Use Spark History Server
In Hadoop Eco, the Spark History Server can be used to monitor Spark jobs. The Spark History Server visually provides logs of Spark jobs executed by the user through the Spark web UI, allowing you to check the execution status and results of the jobs.
There may be discrepancies in data between the internal Spark History Servers of the cluster, depending on the log upload cycle.
Spark History Server features
The Spark History Server provides the following features:
- Monitoring Spark jobs both inside and outside the cluster
- Viewing event and container logs of running Spark applications
- Viewing the history of Spark jobs from terminated clusters
Collect Spark History Server logs
To use the Spark History Server, Hadoop Eco collects and stores the following two types of user logs:
Log type | Description |
---|---|
Spark Apps logs | Event logs collected when Spark jobs are executed, storing job execution times, task status, etc. |
YARN container logs | Logs generated by Spark executors during job execution, stored as stdout and stderr in YARN container logs. |
These logs are stored in the location specified by the user when the cluster is created.
(Log storage configuration can be set during cluster creation, and cannot be configured after cluster creation.)
However, logs may not be collected properly under the following conditions:
Spark History Server execution conditions
- Hadoop Eco cluster status
- If the cluster is not in a Running state, the Spark History Server may not run properly.

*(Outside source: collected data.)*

__global__ __launch_bounds__(X3P_THREADS, 1) void conv2_wgrad_x3p_kernel(
    const uint16_t* __restrict__ act16, const float* __restrict__ act_amax, const float* __restrict__ dpooled,
    const float* __restrict__ dp_amax, const uint8_t* __restrict__ code, float* __restrict__ slabs, int B) {
    __shared__ __attribute__((aligned(1024))) char smem[163840];
    int* sbt = reinterpret_cast<int*>(smem + 2 * X3P_BUF);
    const int tid = threadIdx.x, lane = tid & 63;
    const int wave = __builtin_amdgcn_readfirstlane(tid >> 6);
    const int h = wave & 1, tgi = ((wave >> 1) & 1) * 2 + (wave >> 2);
    const int ks = blockIdx.x, nks = gridDim.x;
    const int U = 3 * B;
    float* red = reinterpret_cast<float*>(smem);
    X3P_TS(0, 7);

    float ma = 0.f, md = 0.f;
    for (int i = tid; i < B; i += X3P_THREADS) {
        ma = fmaxf(ma, act_amax[i]);
        md = fmaxf(md, dp_amax[i]);
    }
    ma = wave_max(ma);
    md = wave_max(md);
    if (lane == 0) {
        red[wave] = ma;
        red[16 + wave] = md;
    }
    __syncthreads();
    ma = red[0];
    md = red[16];
#pragma unroll
    for (int i = 1; i < 8; ++i) {
        ma = fmaxf(ma, red[i]);
        md = fmaxf(md, red[16 + i]);
    }
    __syncthreads();
    const int sx = x3_exp(ma), sd = x3_exp(md);

    constexpr int NI = 2;
    const int nit = wave < 4 ? 2 : 1;
    int goff[NI], ldo[NI][2];
#pragma unroll
    for (int r = 0; r < NI; ++r) {
        const int q = r == 0 ? wave : 8 + (wave & 3);
        const int wyl = q / 3, wq = q - (q / 3) * 3;
        goff[r] = lane * P_WIN + wyl * P_HW + 4 * wq;
#pragma unroll
        for (int d = 0; d < 2; ++d) {
            const int L = 6 * (2 * wyl + d) + 2 * wq;
            const int st = L >> 4, gb = (L >> 2) & 3, jb = L & 3;
            const int rec = (st * 4 + 2 * (jb >> 1) + (gb >> 1)) * 64 + lane;
            ldo[r][d] = rec * 16 + 8 * (gb & 1);
        }
    }
    float4 dv[NI];
    uint32_t dcw[NI];
    int ld_b = 0, sb0 = 0;
    auto load_dy = [&](int uu) {
        const int b = uu / 3, t3 = uu - (uu / 3) * 3;
        const size_t o = (size_t)b * P_SAMPLE + t3 * 4 * P_HW;
#pragma unroll
        for (int r = 0; r < NI; ++r) {
            if (r < nit) {
                dv[r] = *reinterpret_cast<const float4*>(dpooled + o + goff[r]);
                dcw[r] = *reinterpret_cast<const uint32_t*>(code + o + goff[r]);
            }
        }
        ld_b = b;
    };
    float dbacc[NI] = {};
    int trk = 0;
    (void)trk;
    auto store_dy1 = [&](char* img, bool real, int r) {
        const float dsc = ldexpf(1.f, sbt[ld_b - sb0]);
        {
            {
                const float v[4] = {dv[r].x, dv[r].y, dv[r].z, dv[r].w};
#if SLK_X3D_TRACE
                if (r == 0) {
                    asm volatile("" ::"v"(v[0]), "v"(dcw[0]));
                    X3P_TS(trk, 4);
                }
#endif
                const uint32_t cw = dcw[r];
                const uint32_t ib = (cw & 1u) | ((cw >> 6) & 4u) | ((cw >> 12) & 16u) | ((cw >> 18) & 64u) | 0x88u;
#pragma unroll
                for (int j = 0; j < 4; ++j) {
                    const uint32_t c = (cw >> (8 * j)) & 0xFFu;
                    if (real && c < (uint32_t)CODE_NONE) dbacc[r] += v[j];
                }
                const uint32_t rowp = (cw >> 1) & 0x7F7F7F7Fu;
                uint32_t H[2], Lw[2];
#pragma unroll
                for (int jp = 0; jp < 2; ++jp) {
                    const float a = v[2 * jp] * dsc, bb = v[2 * jp + 1] * dsc;
                    const _Float16 ha = (_Float16)a, hb = (_Float16)bb;
                    const _Float16 la = (_Float16)(a - (float)ha), lb = (_Float16)(bb - (float)hb);
                    H[jp] = __builtin_bit_cast(uint32_t, f16x2{ha, hb});
                    Lw[jp] = __builtin_bit_cast(uint32_t, f16x2{la, lb});
                }
#pragma unroll
                for (int d = 0; d < 2; ++d) {
                    const uint32_t z = (d ? (rowp & ~(rowp >> 1)) : ~(rowp | (rowp >> 1))) & 0x01010101u;
                    const uint32_t m8 = z * 0xFFu;
                    const uint32_t mA = __builtin_amdgcn_perm(0u, m8, 0x01010000u), mB = __builtin_amdgcn_perm(0u, m8, 0x03030202u);
                    char* ph = img + X3P_DYOFF + ldo[r][d];
                    *reinterpret_cast<uint2*>(ph) = make_uint2(H[0] & mA, H[1] & mB);
                    *reinterpret_cast<uint2*>(ph + X3P_REC) = make_uint2(Lw[0] & mA, Lw[1] & mB);
                    img[X3P_IDXOFF + ((ldo[r][d] >> 4) << 1) + ((ldo[r][d] >> 3) & 1)] = (char)ib;
                }
            }
        }
    };
    auto store_dy = [&](char* img, bool real) {
#pragma unroll
        for (int r = 0; r < NI; ++r)
            if (r < nit) store_dy1(img, real, r);
        X3P_TS(trk, 5);
    };

    const int gbl = lane >> 4, qq = (lane >> 2) & 3, pp = lane & 3;
    int pb[X3P_STEPS][4], sw[3];
#pragma unroll
    for (int s = 0; s < X3P_STEPS; ++s)
#pragma unroll
        for (int jb = 0; jb < 4; ++jb) {
            const int L = 16 * s + 4 * gbl + jb, y = L / 6, xb = L - (L / 6) * 6;
            pb[s][jb] = (y * A_HW + 4 * xb + qq) * 64 + pp * 8;
        }
#pragma unroll
    for (int kx = 0; kx < 3; ++kx) sw[kx] = (h ^ (((kx + qq) >> 1) & 1)) * 32;
    const int arec = ((lane >> 4) * 64 + (lane & 15)) * 16, aidx = ((lane >> 4) * 64 + (lane & 15)) * 2;

    f32x4 acc[3][4];
#pragma unroll
    for (int t = 0; t < 3; ++t)
#pragma unroll
        for (int mt = 0; mt < 4; ++mt) acc[t][mt] = f32x4{0.f, 0.f, 0.f, 0.f};

    const int per = (U + nks - 1) / nks;
    const int u0 = min(ks * per, U), u1 = min(u0 + per, U);
    sb0 = u0 / 3;
    const int nsb = u1 > u0 ? (u1 - 1) / 3 - sb0 + 1 : 0;
    for (int j = tid; j < nsb; j += X3P_THREADS) sbt[j] = sd + sx - max(x3_exp(act_amax[sb0 + j]), sx);
    __syncthreads();
    int u = u0;
    if (u < u1) {
        x3_issue_unit_img(act16, u, wave, lane, lds_u32(smem));
        load_dy(u);
        store_dy(smem, true);
        load_dy(min(u + 1, u1 - 1));
    }
    int k = 0;
#pragma unroll 1
    for (; u < u1; ++u, ++k) {
        X3P_TS(k, 6);
        if (nit == 2) asm volatile("s_waitcnt vmcnt(4)" ::: "memory");
        else asm volatile("s_waitcnt vmcnt(2)" ::: "memory");
        __syncthreads();
        X3P_TS(k, 0);
        trk = k;
        const int nx = u + 1, nx2 = u + 2;
        const char* img = smem + (k & 1) * X3P_BUF;
        char* nimg = smem + ((k & 1) ^ 1) * X3P_BUF;
        const bool dfirst = wave >= 4;
        if (dfirst) store_dy(nimg, nx < u1);
        x3_issue_unit_img(act16, min(nx, u1 - 1), wave, lane, lds_u32(nimg));
        if (dfirst) load_dy(min(nx2, u1 - 1));
        X3P_TS(k, 1);
        if (tgi == 0) x3p_steps<0>(img, pb, sw, arec, aidx, acc);
        else if (tgi == 1) x3p_steps<1>(img, pb, sw, arec, aidx, acc);
        else if (tgi == 2) x3p_steps<2>(img, pb, sw, arec, aidx, acc);
        else x3p_steps<3>(img, pb, sw, arec, aidx, acc);
        X3P_TS(k, 2);
        if (!dfirst) {
            store_dy(nimg, nx < u1);
            load_dy(min(nx2, u1 - 1));
        }
        X3P_TS(k, 3);
    }
    X3P_TS(127, 7);
    asm volatile("s_waitcnt vmcnt(0)" ::: "memory");
    __syncthreads();
    float* dbs = reinterpret_cast<float*>(smem);
#pragma unroll
    for (int r = 0; r < NI; ++r)
        if (r < nit) dbs[(r == 0 ? wave : 8 + (wave & 3)) * 64 + lane] = dbacc[r];
    __syncthreads();
    float* slab = slabs + (size_t)ks * (W2_N + C2);
    if (tid < C2) {
        float sum = 0.f;
        for (int q = 0; q < 12; ++q) sum += dbs[q * 64 + tid];
        slab[W2_N + tid] = sum;
    }
    const float us1 = ldexpf(1.f, -sx), us2 = ldexpf(1.f, -sd);
    const int ci = 16 * h + (lane & 15);
    auto write_slab = [&](auto TG) {
        using TT = X3pTaps<decltype(TG)::value>;
#pragma unroll
        for (int t = 0; t < TT::NT; ++t)
#pragma unroll
            for (int mt = 0; mt < 4; ++mt)
#pragma unroll
                for (int r = 0; r < 4; ++r) {
                    const int co = 16 * mt + 4 * (lane >> 4) + r;
                    slab[(co * C1 + ci) * 9 + TT::tap(t)] = x3_unscale(acc[t][mt][r], us1, us2);
                }
    };
    if (tgi == 0) write_slab(std::integral_constant<int, 0>{});
    else if (tgi == 1) write_slab(std::integral_constant<int, 1>{});
    else if (tgi == 2) write_slab(std::integral_constant<int, 2>{});
    else write_slab(std::integral_constant<int, 3>{});
}

constexpr int C1X_T = 256;
constexpr int C1X_G = A_PIX / 4;
static_assert(RB_SAMPLE == 4 * C1X_G, "bit map layout");
template <bool BITS, bool ACT>
__global__ __launch_bounds__(C1X_T) void conv1_fwd_x3_kernel(const float* __restrict__ x, const float* __restrict__ W1,
                                                             const float* __restrict__ b1, float* __restrict__ act,
                                                             float* __restrict__ act_amax, uint16_t* __restrict__ act16,
                                                             uint32_t* __restrict__ relu_bits) {
    __shared__ float xs[IN_HW * IN_HW];
    __shared__ float red[8];
    __shared__ float ws[C1 * 10];
    const int b = blockIdx.x;
    const int tid = threadIdx.x;
    const float* xb = x + (size_t)b * IN_HW * IN_HW;
    for (int i = tid; i < IN_HW * IN_HW / 4; i += C1X_T)
        reinterpret_cast<float4*>(xs)[i] = reinterpret_cast<const float4*>(xb)[i];
    for (int i = tid; i < C1 * 9; i += C1X_T) ws[(i / 9) * 10 + i % 9] = W1[i];
    if (tid < C1) ws[tid * 10 + 9] = b1[tid];
    __syncthreads();
    const float am = conv1_cut_bound(xs, W1, b1, red);
    if (tid == 0) act_amax[b] = am;
    const float sc = ldexpf(1.f, x3_exp(am));
    const int c8 = tid & 3;
    float wr[8][10];
#pragma unroll
    for (int j = 0; j < 8; ++j)
#pragma unroll
        for (int k = 0; k < 10; ++k) wr[j][k] = ws[(8 * c8 + j) * 10 + k];
    char* img = reinterpret_cast<char*>(act16) + (size_t)b * X3S_SAMPLE;
    float* actb = ACT ? act + (size_t)b * A_SAMPLE : nullptr;
#pragma unroll 2
    for (int i = tid; i < A_PIX * 4; i += C1X_T) {
        const int p = i >> 2;
        const int y = p / A_HW, xx = p - (p / A_HW) * A_HW;
        float xw[9];
#pragma unroll
        for (int k = 0; k < 9; ++k) xw[k] = xs[(y + k / 3) * IN_HW + xx + k % 3];
        float v[8];
#pragma unroll
        for (int j = 0; j < 8; ++j) {
            float sum = 0.f;
#pragma unroll
            for (int k = 0; k < 9; ++k) sum = fmaf(xw[k], wr[j][k], sum);
            sum += wr[j][9];
            v[j] = sum > 0.f ? sum : 0.f;
        }
        if constexpr (ACT) {
#pragma unroll
            for (int j = 0; j < 8; ++j) actb[(8 * c8 + j) * A_PIX + p] = v[j];
        }
        if constexpr (BITS) {
            const int u = p & 3;
            uint32_t w = 0u;
#pragma unroll
            for (int j = 0; j < 8; ++j) w |= min(__float_as_uint(v[j]), 1u) << (4 * j);
            w <<= u;
            w |= (uint32_t)__builtin_amdgcn_ds_swizzle((int)w, (4 << 10) | 0x1F);
            w |= (uint32_t)__builtin_amdgcn_ds_swizzle((int)w, (8 << 10) | 0x1F);
            if (u == 0) relu_bits[(size_t)b * RB_SAMPLE + c8 * C1X_G + (p >> 2)] = w;
        }
        f16x8 hh, ll;
        x3_split8(v, sc, hh, ll);
        char* o = img + p * 64 + (c8 ^ (xx & 2)) * 16;
        *reinterpret_cast<f16x8*>(o) = hh;
        *reinterpret_cast<f16x8*>(o + X3S_PLANE) = ll;
    }
}
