__global__ void __launch_bounds__(256, 1)
k_scattn_merge(const float* __restrict__ part_o, const float* __restrict__ part_ml, const float* __restrict__ fus,
               const float* __restrict__ wst, const float* __restrict__ vecs, float* __restrict__ out, int tiles,
               int wgs_per_pair, int n_items, int n_full, int ksplits, const float* __restrict__ next_wst,
               const float* __restrict__ next_bias, const float* __restrict__ ff_part, int ff_hs, const float* __restrict__ x1,
               const float* __restrict__ ff_b2, unsigned* __restrict__ stat_next, int n_rows,
               const PairTab* __restrict__ ptab = nullptr) {
  __shared__ __attribute__((aligned(16))) float lds[9 * kStageFloats + kTailVecFloats];
  const int lane = threadIdx.x & 63, h = lane >> 5, i = lane & 31;
  const int wave = __builtin_amdgcn_readfirstlane(threadIdx.x >> 6);
  const AttnItem it = attn_item(blockIdx.x + 8 * min(n_full, (n_items >> 3) + ((int)(blockIdx.x & 7) < (n_items & 7) ? 1 : 0)),
                                n_items, n_full, 1);
  if (!it.valid) return;
  const int slot = it.item / wgs_per_pair;
  const int pair = ptab ? ptab[slot].ord : slot;
  if (ptab) n_rows = ptab[pair].n;
  const int tiles_p = ptab ? (n_rows + 31) >> 5 : tiles;
  if ((it.item - slot * wgs_per_pair) * 4 >= tiles_p) return;
  const int tile_raw = (it.item - slot * wgs_per_pair) * 4 + wave;
  const bool active = tile_raw < tiles_p;
  const int tile = active ? tile_raw : tiles_p - 1;
  const size_t n_tiles_all = (size_t)(n_items / wgs_per_pair) * tiles;
  const size_t pt0 = (size_t)pair * tiles + tile;
  const size_t toff = pt0 * (32 * C);
  float* const lvec = lds + 9 * kStageFloats;
  stage_tail_vecs(lvec, vecs, next_wst ? next_bias : nullptr, wave, lane);
  vecs = lvec;
  next_bias = lvec + 2 * C;
  StagesPreloaded ss;
  ss.init(lds, wave, lane, wst, 5, next_wst);
  float x2[CF];
  if (ff_part) {
    const float* pt = ff_part + toff;
    const size_t zs = n_tiles_all * (32 * C);
    float acc[CF], xr[CF];
    load_frag_p32<CF>(acc, pt, lane);
    load_frag_p32<CF>(xr, x1 + toff, lane);
    for (int z = 1; z < ff_hs; ++z) {
      float pz[CF];
      load_frag_p32<CF>(pz, pt + (size_t)z * zs, lane);
#pragma unroll
      for (int e = 0; e < CF; ++e) acc[e] += pz[e];
    }
#pragma unroll
    for (int mb = 0; mb < 4; ++mb) {
      float b[16];
      load_vec_block(b, ff_b2, mb, h);
#pragma unroll
      for (int r = 0; r < 16; ++r) x2[16 * mb + r] = fmaf(acc[16 * mb + r], kH2Inv, b[r]) + xr[16 * mb + r];
    }
  }
  float mk[8], lk[8];
  float M = -INFINITY;
#pragma unroll
  for (int k = 0; k < 8; ++k) {
    mk[k] = -INFINITY; lk[k] = 0.f;
    if (k < ksplits) {
      const float2 ml = *reinterpret_cast<const float2*>(part_ml + ((k * n_tiles_all + pt0) * 32 + i) * 2);
      mk[k] = ml.x; lk[k] = ml.y;
    }
  }
#pragma unroll
  for (int k = 0; k < 8; ++k) M = fmaxf(M, mk[k]);
  float o[CF];
#pragma unroll
  for (int e = 0; e < CF; ++e) o[e] = 0.f;
  float l = 0.f;
#pragma unroll
  for (int k0 = 0; k0 < 8; k0 += 4) {
    if (k0 >= ksplits) break;
    float ok[4][CF];
#pragma unroll
    for (int j = 0; j < 4; ++j)
      if (k0 + j < ksplits) load_frag_p32<CF>(ok[j], part_o + ((k0 + j) * n_tiles_all + pt0) * (32 * C), lane);
#pragma unroll
    for (int j = 0; j < 4; ++j) {
      if (k0 + j < ksplits) {
        const float wk = __builtin_amdgcn_exp2f(mk[k0 + j] - M);
        l = fmaf(lk[k0 + j], wk, l);
#pragma unroll
        for (int e = 0; e < CF; ++e) o[e] = fmaf(ok[j][e], wk, o[e]);
      }
    }
  }
  const float inv = 1.0f / l;
#pragma unroll
  for (int e = 0; e < CF; ++e) o[e] *= inv;
  if (ff_part) {
    const FusRegs fp{x2};
    if (next_wst) scattn_epilogue_h2<true>(o, active, ss, vecs, fp, out + toff, lane, h, next_bias, stat_next, pair, tile_raw * 32 + i < n_rows);
    else scattn_epilogue_h2<false>(o, active, ss, vecs, fp, out + toff, lane, h);
    return;
  }
  const FusTile ft{fus + toff};
  if (next_wst) scattn_epilogue_h2<true>(o, active, ss, vecs, ft, out + toff, lane, h, next_bias, stat_next, pair, tile_raw * 32 + i < n_rows);
  else scattn_epilogue_h2<false>(o, active, ss, vecs, ft, out + toff, lane, h);
}

__global__ void __launch_bounds__(256, 1)
k_scattn_merge_tile(const float* __restrict__ part_o, const float* __restrict__ part_ml, const float* __restrict__ wst,
                    const float* __restrict__ vecs, float* __restrict__ out, int tiles, int ksplits,
                    const float* __restrict__ next_wst, const float* __restrict__ next_bias, const float* __restrict__ ff_part,
                    int ff_hs, const float* __restrict__ x1, const float* __restrict__ ff_b2, unsigned* __restrict__ stat_next,
                    int n_rows,
                    const PairTab* __restrict__ ptab) {
  __shared__ __attribute__((aligned(16))) float lds[10 * kStageFloats];
  const int lane = threadIdx.x & 63, h = lane >> 5, i = lane & 31;
  const int wave = __builtin_amdgcn_readfirstlane(threadIdx.x >> 6);
  const int tile = blockIdx.x, pair = blockIdx.y;
  if (ptab) {
    n_rows = ptab[pair].n;
    if (tile >= ((n_rows + 31) >> 5)) return;
  }
  const size_t n_tiles_all = (size_t)gridDim.y * tiles;
  const size_t pt0 = (size_t)pair * tiles + tile;
  const size_t toff = pt0 * (32 * C);
  float* const xch = lds + 9 * kStageFloats;
  f16x8* const xh = reinterpret_cast<f16x8*>(xch);
  StagesPreloaded ss;
  ss.init(lds, wave, lane, wst, 5, next_wst);
// ... 383 lines not shown
  float w3[16];
  load_vec_block(w3, vecs + 64, 0, h);
  float part = 0.f;
#pragma unroll
  for (int r = 0; r < 16; ++r) part = fmaf(h2[r], w3[r], part);
  const float logit = xhalf_sum(part) + vecs[96];

  float ss2 = 0.f;
#pragma unroll
  for (int k = 0; k < CF; ++k) ss2 = fmaf(x[k], x[k], ss2);
  const float nrm2 = xhalf_sum(ss2);
  const bool bad_row = not_finite(nrm2);
  flag_status(status, active && row < N && (not_finite(logit) || bad_row), 1);
  const float inv = 1.0f / fmaxf(sqrtf(nrm2), 1e-12f);

  if (active && row < N) {
    const size_t ro = row0 + row;
    if (h == 0) logits[ro] = logit;
    float4* pn = reinterpret_cast<float4*>(feat_n + ro * C) + h;
#pragma unroll
    for (int g = 0; g < CF / 4; ++g)
      pn[2 * g] = bad_row ? make_float4(0.f, 0.f, 0.f, 0.f)
                          : make_float4(x[4 * g] * inv, x[4 * g + 1] * inv, x[4 * g + 2] * inv, x[4 * g + 3] * inv);
    if (feat_rm) {
      float4* pr = reinterpret_cast<float4*>(feat_rm + ro * C) + h;
#pragma unroll
      for (int g = 0; g < CF / 4; ++g) pr[2 * g] = make_float4(x[4 * g], x[4 * g + 1], x[4 * g + 2], x[4 * g + 3]);
    }
  }
}

__global__ void __launch_bounds__(256, 2)
k_seed_dist(const float* __restrict__ featn_img, const int* __restrict__ seeds, float* __restrict__ dist,
            int N, int tiles, int S, int chunks, const PairTab* __restrict__ ptab) {
  __shared__ __attribute__((aligned(16))) float lds[4 * kStageFloats];
  const int lane = threadIdx.x & 63, h = lane >> 5, i = lane & 31;
  const int wave = __builtin_amdgcn_readfirstlane(threadIdx.x >> 6);
  const int pair = blockIdx.y / chunks, chunk = blockIdx.y - pair * chunks;
  const int Nmax = N, Smax = S;
  N = pair_rows(ptab, pair, N);
  S = ptab ? ptab[pair].S : S;
  const int tiles_p = (N + 31) >> 5;
  if ((int)blockIdx.x * kWavesPerWG * 32 >= S) return;
  const int per = (tiles_p + chunks - 1) / chunks;
  const int t0 = chunk * per, t1 = min(tiles_p, t0 + per);
  const int seed_base = (blockIdx.x * kWavesPerWG + wave) * 32;
  const float* pair_img = featn_img + (size_t)pair * tiles * (32 * C);
  const int my = seed_base + i;
  const int row = (my < S) ? seeds[(size_t)pair * Smax + my] : 0;
  if (t0 >= t1) return;
  FragH2<8> sx;
  {
    const f16x8* rp = reinterpret_cast<const f16x8*>(pair_img + (size_t)(row >> 5) * kStageFloats) + h * 32 + (row & 31);
#pragma unroll
    for (int s8 = 0; s8 < 8; ++s8) { sx.h[s8] = rp[(0 * 8 + s8) * 64]; sx.l[s8] = rp[(1 * 8 + s8) * 64]; }
  }

  StageRing<4> ss;
  ss.init(lds, wave, lane, pair_img + (size_t)t0 * kStageFloats, t1 - t0);
  ss.prime();
  const int ld = tiles * 32;
  float* drow = dist + ((size_t)pair * Smax + seed_base + i) * ld + 4 * h;
  for (int t = t0; t < t1; ++t) {
    const f16x8* lk = as_h2(ss.acquire());
    f32x16 acc = zero16();
#pragma unroll
    for (int s8 = 0; s8 < 8; ++s8) {
      const f16x8 kh = lk[(0 * 8 + s8) * 64], kl = lk[(1 * 8 + s8) * 64];
// ... 112 lines not shown
}

hipError_t launch_scattn_fp32(const float* q, const float* k, const float* v, const float* pts8, const float* fus,
                              const float* wst, const float* vecs, float* out, int B, int N, int tiles, float sigma_d,
                              hipStream_t s) {
  hipLaunchKernelGGL(k_scattn<false>, tile_grid(tiles, B), dim3(256), 0, s, q, k, v, pts8, fus, wst, vecs, out, N, tiles,
                     1.0f / (sigma_d * sigma_d));
  return hipGetLastError();
}

hipError_t launch_small_attn_ff_merge(const float* q, const float* k, const float* v, const float* x1, const float* ff_wst,
                                      const float* ff_vecs, float* ff_part, int ff_hs, const float* tail_vecs, float* out, int B,
                                      int N, int tiles, int ksplits, hipStream_t s, const CompatCache* cc, bool tile_merge) {
  const int wpp = (tiles + 3) / 4, W = wpp * B;
  const int per_xcd = (W >> 3) + ((W & 7) ? 1 : 0);
  const int n_attn = 8 * per_xcd * ksplits, n_ff = W * ff_hs;
  if (cc->fmt == 2 && cc->v_scale)
    hipLaunchKernelGGL((k_small_attn_ff<2, true>), dim3(n_attn + n_ff), dim3(256), 0, s, n_attn, q, k, v, cc->tail_wst_h2, tail_vecs, N, tiles, wpp,
                       cc->dense, W, ksplits, cc->part_o, cc->part_ml, x1, ff_wst, ff_vecs, ff_part, B, ff_hs, cc->v_scale, cc->guard, cc->ptab);
  else if (cc->fmt == 2)
    hipLaunchKernelGGL(k_small_attn_ff<2>, dim3(n_attn + n_ff), dim3(256), 0, s, n_attn, q, k, v, cc->tail_wst_h2, tail_vecs, N, tiles, wpp,
                       cc->dense, W, ksplits, cc->part_o, cc->part_ml, x1, ff_wst, ff_vecs, ff_part, B, ff_hs, (const unsigned*)nullptr, PvGuard{}, cc->ptab);
  else if (cc->v_scale)
    hipLaunchKernelGGL((k_small_attn_ff<0, true>), dim3(n_attn + n_ff), dim3(256), 0, s, n_attn, q, k, v, cc->tail_wst_h2, tail_vecs, N, tiles, wpp,
                       cc->dense, W, ksplits, cc->part_o, cc->part_ml, x1, ff_wst, ff_vecs, ff_part, B, ff_hs, cc->v_scale, cc->guard, cc->ptab);
  else
    hipLaunchKernelGGL(k_small_attn_ff<0>, dim3(n_attn + n_ff), dim3(256), 0, s, n_attn, q, k, v, cc->tail_wst_h2, tail_vecs, N, tiles, wpp,
                       cc->dense, W, ksplits, cc->part_o, cc->part_ml, x1, ff_wst, ff_vecs, ff_part, B, ff_hs, (const unsigned*)nullptr, PvGuard{}, cc->ptab);
  if (tile_merge)
    hipLaunchKernelGGL(k_scattn_merge_tile, dim3(tiles, B), dim3(256), 0, s, cc->part_o, cc->part_ml, cc->tail_wst_h2, tail_vecs, out,
                       tiles, ksplits, cc->next_wst_h2, cc->next_bias, (const float*)ff_part, ff_hs, x1, ff_vecs + 2 * C + 2 * FFH,
                       cc->guard.stat_next, N, cc->ptab);
  else
    hipLaunchKernelGGL(k_scattn_merge, dim3(8 * per_xcd), dim3(256), 0, s, cc->part_o, cc->part_ml, x1, cc->tail_wst_h2, tail_vecs, out,
                       tiles, wpp, W, 0, ksplits, cc->next_wst_h2, cc->next_bias, (const float*)ff_part, ff_hs, x1,
                       ff_vecs + 2 * C + 2 * FFH, cc->guard.stat_next, N, cc->ptab);
  return hipGetLastError();
}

- However, it can be executed on a cluster that has been terminated but whose logs have been collected correctly.
- Log collection settings
- If the following settings are changed by the user, logs may not be collected properly.
- Spark's
spark-defaults.conf
settings
- Spark's
spark.eventLog.enabled true
spark.eventLog.dir hdfs:///var/log/spark/apps
- Configure yarn-site.xml
커버로스 및 레인저 설치 방법
<configuration>
<property>
<name>yarn.log-aggregation-enable</name>
<value>true</value>
</property>
<property>
<name>yarn.nodemanager.log-dirs</name>
<value>/hadoop/yarn/log</value>
</property>
<property>
<name>yarn.nodemanager.log.retain-seconds</name>
<value>604800</value>
</property>
</configuration>
If the log retention period is set too short, it may be difficult to verify the logs.
Run Spark history server
-
Go to the KakaoCloud Console > Analytics > Hadoop Eco menu.
-
In the Cluster menu, click the [Create Cluster] button located at the top right.
-
In Step 3: Detailed Settings > Cluster Detailed Settings, change the log storage setting to [Enabled].
-
Select an Object Storage bucket, specify the desired path, and click the [Create] button.
-
Once the created Hadoop Eco cluster status changes to Running, select the cluster and navigate to the cluster's detail page.
-
In the detail page, click the Run Spark History Server button located at the top right.
- After clicking the button, the server will start within 5 minutes. Once the process is complete, the button will change to Open Spark History Server, and the server will automatically run.
- The Spark History Server will remain active for a certain period if there are user requests. If there are no requests, it will shut down automatically.
- Even if the server shuts down, the user logs will not be deleted, and the server can be restarted via the Run Spark History Server button.
- In the case of large log files, the Spark History Server may terminate due to memory shortage while running.
- If the stored logs are deleted, the Spark History Server may not function properly.
- If security features are enabled, log collection errors may occur depending on the settings.